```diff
+        } else
         {
             double Hk[6], gk[6], Ssum[5], sh_h[NBL], sh_g[NBL], sh_s[5];
 #pragma unroll
@@ -717,7 +860,6 @@
         if constexpr (!W2) mfma4_factor(lane, N, RL); else
 #endif
         {
-            constexpr bool kSixRows = W2 || (NOBST == 10 && LPS == 2 && !MASKED && REF && IPAR && !OSEL);
             rowpar_factor<LT, (LT::COMPACT ? kSweepTermsCopied : kSweepTermsOutOfPlace), kSixRows>(lane, N, RL, lane < 16, dt);
         }
         wave_sync();
@@ -727,6 +869,21 @@
             for (int c = 0; c < 5; c++) { F.K0[c] = ko[c]; F.K1[c] = ko[8 + c]; }
             F.k0 = ko[5]; F.k1 = ko[13]; F.i00 = ko[6]; F.l = ko[7]; F.i11 = ko[14];
         }
+        if constexpr (kAclDealt) {
+            if (has_u) {
+                const double *ko = RL.R + LT::HS * i + h;
+                const double Ka0 = ko[0], Kb0 = ko[3], Ka1 = ko[8], Kb1 = ko[11];
+                const double Aa[5] = {is_part2 ? S.a02 : (is_part1 ? 0.0 : 1.0), is_part2 ? S.a12 : (is_part1 ? 1.0 : 0.0), is_part2 ? 1.0 : 0.0, 0.0, 0.0};
+                const double Ab[5] = {is_part2 ? bbr[0] : (is_part1 ? S.a04 : S.a03), is_part2 ? bbr[1] : (is_part1 ? S.a14 : S.a13),
+                                      is_part2 ? bbr[2] : (is_part1 ? dt : 0.0), is_part2 ? bbr[3] : (is_part1 ? 0.0 : 1.0), is_part2 ? bbr[4] : (is_part1 ? 1.0 : 0.0)};
+                double *acl = RL.R + LT::HS * i + RowVec::ACL + h;
+                acl[0 * RowVec::RS] = Aa[0] + S.b00 * Ka0 + S.b01 * Ka1; acl[0 * RowVec::RS + 3] = Ab[0] + S.b00 * Kb0 + S.b01 * Kb1;
+                acl[1 * RowVec::RS] = Aa[1] + S.b10 * Ka0 + S.b11 * Ka1; acl[1 * RowVec::RS + 3] = Ab[1] + S.b10 * Kb0 + S.b11 * Kb1;
+                acl[2 * RowVec::RS] = Aa[2] + h2 * Ka1;                  acl[2 * RowVec::RS + 3] = Ab[2] + h2 * Kb1;
+                acl[3 * RowVec::RS] = Aa[3] + dt * Ka0;                  acl[3 * RowVec::RS + 3] = Ab[3] + dt * Kb0;
+                acl[4 * RowVec::RS] = Aa[4] + dt * Ka1;                  acl[4 * RowVec::RS + 3] = Ab[4] + dt * Kb1;
+            }
+        } else
         if (own && has_u) {
             double *acl = RL.R + LT::HS * i + RowVec::ACL;
             const double Ar[2][5] = {{1.0, 0.0, S.a02, S.a03, S.a04}, {0.0, 1.0, S.a12, S.a13, S.a14}};
@@ -1089,7 +1246,10 @@
             if ((p.fused & kFuseAliasBug) && (p.fused & kFuseResetOnFail) && status == 4) { xp[3] = 0.0; xp[4] = 0.0; }
 #pragma unroll
             for (int c = 0; c < 5; c++) xnew[c] = xp[c];
-            if (p.fused & kFusePlant) dyn_step<false>(xp, u_apply, dt, xnew, nullptr, nullptr);
+            if (p.fused & kFusePlant) {
+                if constexpr (kPlantDealt) dyn_step_quad(xp, u_apply, dt, lane, xnew);
+                else dyn_step<false>(xp, u_apply, dt, xnew, nullptr, nullptr);
+            }
             double margin = INFINITY;
             if (obst_step) {
                 const double ddx = xnew[0] - ox, ddy = xnew[1] - oy;
```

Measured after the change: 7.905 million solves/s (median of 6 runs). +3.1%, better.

### TASK
Tally the lines above that include "fused", and reply with only the tally.

### TASK OUTPUT
3